Percebe-se que o bendito plano de reforma da Igreja, sem esquecer suas fortes críticas à economia de exclusão, e o comodismo de alguns padres e agentes evangelizadores da Igreja ganhou espírito hostil. Sobre a “economia de exclusão”, segundo o papa argentino, “assim como o mandamento de ‘não matar’ coloca um limite claro para garantir o valor da vida humana, hoje temos de dizer ‘não a uma economia de exclusão e desigualdade’. Essa economia mata. (…) Hoje, tudo está dentro do jogo e da competitividade, onde o forte devora o fraco. Como resultado, grandes massas da população são excluídas e marginalizadas: sem emprego, sem horizontes”. Para Francisco, os “excluídos não são explorados, mas resíduos, excedentes”.

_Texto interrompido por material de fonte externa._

@@ -1758,7 +1847,8 @@
 static void d16_go(const D16Call<V> &a) {
     k_d16_spmv<G2, TAG, HALO, SEG, AUX, V><<<a.g, TPB, a.shm, a.st>>>(a.nrows, a.ns, a.L.sptr, a.L.sfirst, a.L.slpr,
                                                                       a.L.dl, a.dv, a.L.seg, a.x, a.y, a.alpha, a.beta,
-                                                                      a.z, a.ghost, a.nl, a.slist, a.rm, a.aux, a.d16_xcd);
+                                                                      a.z, a.ghost, a.nl, a.slist, a.rm, a.aux, a.d16_xcd,
+                                                                      a.L.dptr, a.L.cls);
 }
 template <int G2, int SEG, class V>
 static void d16_dispatch(const D16Call<V> &a, int tag, int aux_mode) {
diff --git a/poroelasticity-linear-solvers_amd/csrc/kernels.hpp b/poroelasticity-linear-solvers_amd/csrc/kernels.hpp
--- a/poroelasticity-linear-solvers_amd/csrc/kernels.hpp
+++ b/poroelasticity-linear-solvers_amd/csrc/kernels.hpp
@@ -192,6 +192,10 @@
                      const int32_t *ci, const double *val, int64_t nrows, const int64_t *sptr, uint16_t *dl,
                      double *dv, int32_t *seg, int nsegs , hipStream_t st,
                      const int32_t *rowmap = nullptr, const int64_t *rstart = nullptr);
+void launch_d16_share_classes(int64_t nslices, const int64_t *sptr, const uint16_t *dl, uint8_t *cls, int64_t *cnt,
+                              int64_t *nshared, hipStream_t st);
+void launch_d16_share_fill(int64_t nslices, const int64_t *sptr, const int64_t *dptr, const uint8_t *cls,
+                           const uint16_t *dl, uint16_t *dls, hipStream_t st);
 void launch_coupling_rows(int64_t n, int64_t ns, const int64_t *rp, const int32_t *ci, const double *val,
                           const int64_t *mrp, const int32_t *mci, const double *mval, const uint8_t *reuse,
                           int64_t *rstart, int32_t *differs, hipStream_t st);
@@ -203,6 +207,8 @@
     const uint16_t *dl;
     const int32_t *seg;
     int nsegs;
+    const int64_t *dptr = nullptr;
+    const uint8_t *cls = nullptr;
 };
 void launch_d16_spmv(int64_t nrows, int64_t nslices, const D16Streams &L, const double *dv, const double *x, double *y,
                      double alpha, double beta, const double *z, int tag, const double *ghost, int64_t nlocal,
diff --git a/poroelasticity-linear-solvers_amd/csrc/runtime.cpp b/poroelasticity-linear-solvers_amd/csrc/runtime.cpp
--- a/poroelasticity-linear-solvers_amd/csrc/runtime.cpp
+++ b/poroelasticity-linear-solvers_amd/csrc/runtime.cpp
@@ -438,6 +438,33 @@
     return true;
 }
 
+static void d16_share(DevSELL &S, Ctx &c) {
+    const int64_t ns = S.nslices;
+    if (c.d16_share == 0 || ns == 0 || S.stored == 0) return;
+    if (c.d16_share < 0 && S.bytes() <= c.d16_share_min_bytes) return;
+    DBuf<uint8_t> cls(ns * 64);
+    DBuf<int64_t> cnt(ns + 1), dptr(ns + 1), nshared(1);
+    HIPCHK(hipMemsetAsync(nshared.p, 0, sizeof(int64_t), c.st));
+    launch_d16_share_classes(ns, S.sptr.p, S.dl.p, cls.p, cnt.p, nshared.p, c.st);
+    c.ensure_scan(ns);
+    exclusive_scan_i64(cnt.p, dptr.p, ns, c.scan_tmp.p, c.scan_tmp_bytes, c.st);
+    int64_t total = 0, shared = 0;
+    HIPCHK(hipMemcpyAsync(&total, dptr.p + ns, sizeof(int64_t), hipMemcpyDeviceToHost, c.st));
+    HIPCHK(hipMemcpyAsync(&shared, nshared.p, sizeof(int64_t), hipMemcpyDeviceToHost, c.st));
+    c.sync();
+    if (c.d16_share < 0 && total * 2 + ns * 72 + 8 >= S.stored * 2) return;
+    DBuf<uint16_t> dls(std::max<int64_t>(total, 8));
+    launch_d16_share_fill(ns, S.sptr.p, dptr.p, cls.p, S.dl.p, dls.p, c.st);
+    HIPCHK(hipGetLastError());
+    c.sync();
+    S.dl = std::move(dls);
+    S.dptr = std::move(dptr);
+    S.cls = std::move(cls);
+    S.dstored = total;
+    S.shared_slices = shared;
+    ++c.d16_share_built;
+}
+
 static bool d16_from_plan(const DevCSR &M, DevSELL &S, const std::vector<int64_t> &sf, const std::vector<int32_t> &lp,
                           const std::vector<int32_t> &rm, const int64_t *rstart, Ctx &c) {
     const int64_t ns = (int64_t)lp.size();
@@ -476,6 +503,8 @@
                     S.nsegs, c.st, rmap, rstart);
     HIPCHK(hipGetLastError());
     c.sync();
+    S.dstored = S.stored;
+    d16_share(S, c);
     return true;
 }
 
@@ -1205,6 +1234,8 @@
     self->d16_wide_lpr = c.d16_wide_lpr;
     self->d16_unroll = c.d16_unroll;
     self->d16_xcd = c.d16_xcd;
+    self->d16_share = c.d16_share;
+    self->d16_share_min_bytes = c.d16_share_min_bytes;
     self->d16_unroll_single = c.d16_unroll_single;
     self->d16_segs = c.d16_segs;
     self->d16_sigma = c.d16_sigma;
diff --git a/poroelasticity-linear-solvers_amd/csrc/runtime.hpp b/poroelasticity-linear-solvers_amd/csrc/runtime.hpp
--- a/poroelasticity-linear-solvers_amd/csrc/runtime.hpp
+++ b/poroelasticity-linear-solvers_amd/csrc/runtime.hpp
@@ -66,6 +66,9 @@
     int d16_wide_lpr = 8;
     int d16_unroll = 4;
     int d16_xcd = 0;
+    int d16_share = -1;
+    int64_t d16_share_min_bytes = 268435456;
+    int64_t d16_share_built = 0;
     int d16_unroll_single = 8;
     int d16_segs = D16_SEG;
     int d16_sigma = 1024;
@@ -114,6 +117,9 @@
     DBuf<int32_t> col;
     DBuf<double> val;
     DBuf<uint16_t> dl;
+    DBuf<int64_t> dptr;
+    DBuf<uint8_t> cls;
+    int64_t dstored = 0, shared_slices = 0;
     DBuf<int32_t> seg, slpr;
     DBuf<int64_t> sfirst;
     int64_t wide_slices = 0;
@@ -129,12 +135,13 @@
     int64_t nperm = 0;
     DBuf<int32_t> xperm;
     DBuf<float> val32;
-    D16Streams streams() const { return {sptr.p, sfirst.p, slpr.p, dl.p, seg.p, nsegs}; }
+    D16Streams streams() const { return {sptr.p, sfirst.p, slpr.p, dl.p, seg.p, nsegs, dptr.p, cls.p}; }
     bool has_low() const { return d16 && !b3_nslices && val32.p != nullptr; }
     int64_t low_stream_bytes() const { return has_low() ? stored * 4 : 0; }
     int64_t bytes_low() const { return bytes() - stored * 4; }
     int64_t bytes() const {
-        return (d16 ? stored * 10 + nslices * (64 * 4 * nsegs + 20) + 8 + nrows_mapped * 4
+        return (d16 ? stored * 8 + dstored * 2 + (cls.p ? nslices * 72 + 8 : 0) + nslices * (64 * 4 * nsegs + 20) + 8 +
+                          nrows_mapped * 4
                     : stored * 12 + (nslices + 1) * 8) +
                b3_stored * 28 + b3_ntrip * 4 + (b3_nslices + 1) * 8 + nperm * 20;
     }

Todavia o Augusto Pontífice não se cansa jamais e tendo por base uma mística e caridade pastoral a sensibilizar e comover corações, repleta da mais profunda esperança, Francisco agora vai partir para sua sétima viagem internacional, com destino ao Sri Lanka e Filipinas nos dias 13-19.01.2015, querendo ser um farol a iluminar os caminhos da história daqueles povos asiáticos, oferecendo-lhes, dentro de um clima, no qual favoreça a compreensão cultural e espiritual, em um clima revestido da ternura franciscana, com profundo respeito pela realidade ecológica e ambiental, na qualidade de pastor universal, vai se encontrar com as vítimas do devastador (tsunami) desastre ecológico de 2004, que além de causar milhares de mortes, deixou uma triste e maldita herança de aproximadamente cinco milhões de criaturas humanas desabrigadas. Quão preciosa e de inigualável importância é a visita do Sumo Pontífice àqueles povos! Compreendo-a como já sendo o prólogo de sua nova Encíclica sobre a realidade supracitada do planeta, no seu ecossistema comprometido, nos gemidos da criação como em dores de um parto (cf. Rm 8, 22), que ansiosamente a aguardamos!